■ **Aim of the exercise**: Once the line containing "const int sl = i % u.ring;" has been copied, stop; copy every line before it exactly, beginning with the first line of the material below.

■ **Material for this exercise**:

namespace ssf {
static thread_local KernelTimer* g_timer = nullptr;
KernelTimer* current_timer() { return g_timer; }
void set_current_timer(KernelTimer* t) { g_timer = t; }
void timer_begin(KernelTimer* t, const char* name, hipStream_t st) {
    KernelTimer::Rec r;
    if (!t->pool_free.empty()) { r = t->pool_free.back(); t->pool_free.pop_back(); }
    else { (void)hipEventCreate(&r.e0); (void)hipEventCreate(&r.e1); }
    r.name = name;
    (void)hipEventRecord(r.e0, st);
// ... 465 lines not shown
    if (h->seq_next < h->seq_n) return SSF_OK;
    ExtractCtx& c = h->ctx[h->open_ctx];
    return (c.count > 0 && !c.launched) ? launch_batch(h, c) : SSF_OK;
}
static int seq_submit(ssf_handle* h) {
    const int i = h->seq_next;
    const uint8_t* pixmask = h->seq_pixmask ? h->seq_pixmask[i] : nullptr;
    if (h->seq_on_device || !h->seq_upload) {
        int rc = submit_extract(h, h->seq_rgb[i], h->seq_depth[i], h->seq_on_device, nullptr, pixmask, h->seq_on_device);
        if (!rc) { h->seq_next++; rc = seq_flush_tail(h); }
        return rc;
    }
    Uploader& u = *h->up;
    const auto t0 = std::chrono::steady_clock::now();
    const double w0 = now_us();
    for (unsigned long long spins = 0; !u.ready(i); spins++) {
        if (u.failed.load()) { h->err = "upload of a host frame failed"; return SSF_ERR_DEVICE; }
        if ((spins & 0xFFFF) == 0xFFFF && std::chrono::duration<double>(std::chrono::steady_clock::now() - t0).count() > 10.0) {
            h->err = "upload of a host frame never finished"; return SSF_ERR_DEVICE;
        }
        std::this_thread::yield();
    }
    h->us_wait_upload += now_us() - w0;
    const int sl = i % u.ring;
    int rc = submit_extract(h, u.d_rgb[sl], u.d_depth[sl], 1, nullptr, pixmask ? u.d_mask[sl] : nullptr, 1);
    if (!rc) { h->seq_next++; rc = seq_flush_tail(h); }
    return rc;
}
static int do_extract(ssf_handle* h, const void* rgb, const void* depth, int on_device, const uint8_t* mask, const uint8_t* pixmask = nullptr) {
    if (!frame_args_ok(h, rgb, depth, on_device)) return SSF_ERR_INVALID_ARG;
    TimerScope ts(h);
    if (!h->pending.empty()) { h->err = "frames are pending in the extract pipeline"; return SSF_ERR_STATE; }
    int rc = retire_active(h);
    if (!rc) rc = submit_extract(h, rgb, depth, on_device, mask, pixmask, on_device);
    return rc ? rc : activate_oldest(h);
}

static inline bool single_shard_alone(const ssf_handle* h) { return h->cfg.nranks == 1 && !h->comm && !h->p2p.on; }
static inline bool exchanges_natively(const ssf_handle* h) { return h->comm || h->p2p.on; }
static inline bool icp_is_one_launch(const ssf_handle* h) { return single_shard_alone(h) || (h->p2p.on && !h->comm); }
static inline long long total_model(const ssf_handle* h) { return (h->cfg.nranks > 1 && h->global_n_model >= 0) ? h->global_n_model : h->n_model; }
static inline long long total_visible(const ssf_handle* h) { return (h->cfg.nranks > 1 && h->global_n_visible >= 0) ? h->global_n_visible : h->n_visible; }
static void icp_start_from(IcpLoop& I, const Rt& pose) {
    I.R_init = m3_transpose(pose.R);
    I.t_init = negate(m3_mulv(I.R_init, pose.t));
    for (int i = 0; i < 16; i++) I.tf_inc[i] = (i % 5 == 0) ? 1.0 : 0.0;
}
static void icp_begin(ssf_handle* h, const float* prior) {
    h->bins.drop();
    if (prior) h->pose = pose_from12(prior);
    IcpLoop& I = h->icp;
    I.ahead_seq = 0;
    if (h->ahead.valid && !prior && h->have_frame && h->active.ctx == h->ahead.ctx && h->active.slot == h->ahead.slot &&
        h->stamp == h->ahead.stamp && std::memcmp(&h->pose, &h->ahead.pose, sizeof(Rt)) == 0) I.ahead_seq = h->ahead.seq;
    h->ahead.valid = false;
    I.active = total_visible(h) > 0 && h->cfg.icp_iter > 0;
    I.valid = true; I.done = !I.active; I.iter = 0;
    icp_start_from(I, h->pose);
    for (int i = 0; i < 36; i++) I.JtJ[i] = 0.0;
    I.prev_error = DBL_MAX;
    I.t_inc_stale = v3(0, 0, 0);
    h->last_icp_valid = 0; h->last_icp_iters = 0;
}
static void inc_to_float(const double* tf, M3& R, V3& t) {
    R = m3(v3((float)tf[0], (float)tf[1], (float)tf[2]), v3((float)tf[4], (float)tf[5], (float)tf[6]),
           v3((float)tf[8], (float)tf[9], (float)tf[10]));
    t = v3((float)tf[3], (float)tf[7], (float)tf[11]);
}
static Rt icp_transform(IcpLoop& I) {
    M3 R_inc; V3 t_inc;
    inc_to_float(I.tf_inc, R_inc, t_inc);
    I.t_inc_stale = t_inc;
    Rt T; T.R = m3_mul(R_inc, I.R_init); T.t = add(m3_mulv(R_inc, I.t_init), t_inc);
    return T;
}
static inline void store_fence() {
#if defined(__x86_64__)
    __builtin_ia32_sfence();
#else
    __atomic_thread_fence(__ATOMIC_SEQ_CST);
#endif
}
static void icp_release_waiting(IcpGo* slot, unsigned long long go_seq, const Rt* T, unsigned long long p2p_seq = 0, bool match = false) {
    volatile IcpGo* s = slot;
    const unsigned long long want = go_seq & 0xFFFFFFFFull;
    if (T) {
        const float v[12] = {T->R.r0.x, T->R.r0.y, T->R.r0.z, T->R.r1.x, T->R.r1.y, T->R.r1.z, T->R.r2.x, T->R.r2.y, T->R.r2.z,
                             T->t.x, T->t.y, T->t.z};
        uint32_t w[12]; memcpy(w, v, sizeof w);
        uint32_t sum = (uint32_t)p2p_seq * icp_go_word_weight(14) + (uint32_t)(p2p_seq >> 32) * icp_go_word_weight(15);
        for (unsigned int i = 0; i < 12; i++) sum += w[i] * icp_go_word_weight(i);
        for (int i = 0; i < 12; i++) s->T[i] = v[i];
        s->x = p2p_seq;
        s->flag = want | ((unsigned long long)((sum >> 2) & SSF_ICP_GO_CHECK_MASK) << 32) | (match ? SSF_ICP_GO_MATCH : 0ull);
    } else s->flag = want | ((unsigned long long)icp_go_abort_check((unsigned int)want) << 32) | SSF_ICP_GO_ABORT;
    store_fence();
}

struct IcpWaiter { bool waiting = false; IcpGo* slot = nullptr; unsigned long long go_seq = 0, seq_rec = 0; };
static int icp_fetch(ssf_handle* h, unsigned long long seq, IcpWaiter* waiter = nullptr) {
    const volatile unsigned long long* rec = h->mb_host->icp_rec;
    auto t0 = std::chrono::steady_clock::now();
    bool drained = false;
    for (unsigned long long spins = 0;; spins++) {
        bool ok = true;
        for (int j = 0; j < 5 && ok; j++) ok = __atomic_load_n(&rec[8 * j + 7], __ATOMIC_ACQUIRE) == seq;
        if (ok) {
            unsigned long long check = seq, w29 = 0;
            for (int p = 0; p < 30; p++) {
// ... 75 lines not shown
        else {
            M3 R_inc; V3 t_inc;
            inc_to_float(I.tf_inc, R_inc, t_inc);
            const M3 R_rel = m3_transpose(R_inc);
            const V3 t_rel = negate(m3_mulv(R_rel, t_inc));
            h->pose.t = add(m3_mulv(h->pose.R, t_rel), h->pose.t);
            h->pose.R = m3_mul(h->pose.R, R_rel);
            float R9[9] = {h->pose.R.r0.x, h->pose.R.r0.y, h->pose.R.r0.z, h->pose.R.r1.x, h->pose.R.r1.y, h->pose.R.r1.z,
                           h->pose.R.r2.x, h->pose.R.r2.y, h->pose.R.r2.z};
            renormalise_rotation<float>(R9);
            h->pose.R = m3(v3(R9[0], R9[1], R9[2]), v3(R9[3], R9[4], R9[5]), v3(R9[6], R9[7], R9[8]));
        }
    }
    *valid = ok ? 1 : 0;
    h->last_icp_valid = *valid;
    I.active = false;
}

namespace ssf {
SurfelSoA soa_rows(const SurfelSoA& s, size_t r) {
    SurfelSoA v = s;
    each_stream([&](auto m, size_t w) { v.*m += w * r; });
    return v;
}
int copy_soa(ssf_handle* h, const SurfelSoA& d, const SurfelSoA& s, size_t n) {
    if (n == 0) return SSF_OK;
    hipError_t copy_of_a_stream = hipSuccess;
    each_stream([&](auto m, size_t w) { if (!copy_of_a_stream) copy_of_a_stream = hipMemcpyAsync(d.*m, s.*m, 4 * w * n, hipMemcpyDeviceToDevice, h->stream); });
    HCK(copy_of_a_stream);
    return SSF_OK;
}
static int oov_home(const ssf_handle* h) { return h->cfg.nb_supersurfels_max + h->S + 256; }
static int oov_recentre(ssf_handle* h) {
    OovStore& src = h->oov[h->ocur]; OovStore& dst = h->oov[h->ocur ^ 1];
    HCK(hipMemsetAsync(dst.live, 0, (size_t)dst.cap, h->stream));
    launch_oov_compact(h->stream, src, dst, h->oov_tail - h->oov_head, oov_home(h), h->d_bc_oov, h->d_cnt, 1);
    HCK(hipGetLastError());
    h->ocur ^= 1;
    h->oov_head = oov_home(h); h->oov_tail = h->oov_head + h->oov_live;
    h->n_recentres++;
    return SSF_OK;
}
int materialise(ssf_handle* h) {
    int rc = copy_soa(h, h->dense, h->model[h->mcur], (size_t)h->n_visible);
    if (rc) return rc;
    if (h->oov_live > 0) {
        OovStore dst; dst.rows = h->dense; dst.live = h->d_live_scratch; dst.cap = h->cfg.nb_supersurfels_max;
        launch_oov_compact(h->stream, h->oov[h->ocur], dst, h->oov_tail - h->oov_head, h->n_visible, h->d_bc_oov, h->d_cnt, 0);
        HCK(hipGetLastError());
    }
    return SSF_OK;
}
int store_from_dense(ssf_handle* h, int n, int n_visible) {
    h->ahead.valid = false;
    h->bins.drop();
    h->model_gen++;
    int rc = copy_soa(h, h->model[h->mcur], h->dense, (size_t)n_visible);
    if (rc) return rc;
    OovStore& o = h->oov[h->ocur];
    const int head = oov_home(h), n_oov = n - n_visible;
    rc = copy_soa(h, soa_rows(o.rows, (size_t)head), soa_rows(h->dense, (size_t)n_visible), (size_t)n_oov);
    if (rc) return rc;
    HCK(hipMemsetAsync(o.live, 0, (size_t)o.cap, h->stream));
    if (n_oov > 0) HCK(hipMemsetAsync(o.live + head, 1, (size_t)n_oov, h->stream));
    Counters c; std::memset(&c, 0, sizeof(c));
    c.n_model = n; c.n_visible = n_visible; c.oov_head = head; c.oov_tail = head + n_oov; c.oov_live = n_oov;
    c.last[0] = n; c.last[1] = n_visible;
    HCK(hipStreamSynchronize(h->stream));
    HCK(hipMemcpy(h->d_cnt, &c, sizeof(c), hipMemcpyHostToDevice));
    h->n_model = n; h->n_visible = n_visible; h->oov_head = c.oov_head; h->oov_tail = c.oov_tail; h->oov_live = n_oov;
    return SSF_OK;
}
void drop_shard_sizes(ssf_handle* h) { h->all_valid = false; h->all_pending = false; }
}

static int do_match(ssf_handle* h, int exchange = 0) {
    const bool any = total_model(h) > 0 && total_visible(h) > 0;
    const int n = any ? h->n_visible : 0;
    launch_match(h->stream, h->cam, icp_rows(h), n, h->cc->maps.pix2, h->cc->maps.fpack, h->pose, h->cfg.range_min,
                 h->cfg.range_max, h->id_offset, h->cc->d_best, h->cc->d_matched, h->d_cand, h->S, h->bins.valid ? h->bins.d_idx : nullptr);
    if (exchange && h->p2p.on) launch_p2p_assoc(h->stream, p2p_view(h, ++h->p2p.seq_assoc), h->cc->d_best, h->cc->d_matched, h->mb_dev);
    HCK(hipGetLastError());
    return SSF_OK;
}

■ **Your response**:
namespace ssf {
static thread_local KernelTimer* g_timer = nullptr;
KernelTimer* current_timer() { return g_timer; }
void set_current_timer(KernelTimer* t) { g_timer = t; }
void timer_begin(KernelTimer* t, const char* name, hipStream_t st) {
    KernelTimer::Rec r;
    if (!t->pool_free.empty()) { r = t->pool_free.back(); t->pool_free.pop_back(); }
    else { (void)hipEventCreate(&r.e0); (void)hipEventCreate(&r.e1); }
    r.name = name;
    (void)hipEventRecord(r.e0, st);
// ... 465 lines not shown
    if (h->seq_next < h->seq_n) return SSF_OK;
    ExtractCtx& c = h->ctx[h->open_ctx];
    return (c.count > 0 && !c.launched) ? launch_batch(h, c) : SSF_OK;
}
static int seq_submit(ssf_handle* h) {
    const int i = h->seq_next;
    const uint8_t* pixmask = h->seq_pixmask ? h->seq_pixmask[i] : nullptr;
    if (h->seq_on_device || !h->seq_upload) {
        int rc = submit_extract(h, h->seq_rgb[i], h->seq_depth[i], h->seq_on_device, nullptr, pixmask, h->seq_on_device);
        if (!rc) { h->seq_next++; rc = seq_flush_tail(h); }
        return rc;
    }
    Uploader& u = *h->up;
    const auto t0 = std::chrono::steady_clock::now();
    const double w0 = now_us();
    for (unsigned long long spins = 0; !u.ready(i); spins++) {
        if (u.failed.load()) { h->err = "upload of a host frame failed"; return SSF_ERR_DEVICE; }
        if ((spins & 0xFFFF) == 0xFFFF && std::chrono::duration<double>(std::chrono::steady_clock::now() - t0).count() > 10.0) {
            h->err = "upload of a host frame never finished"; return SSF_ERR_DEVICE;
        }
        std::this_thread::yield();
    }
    h->us_wait_upload += now_us() - w0;
    const int sl = i % u.ring;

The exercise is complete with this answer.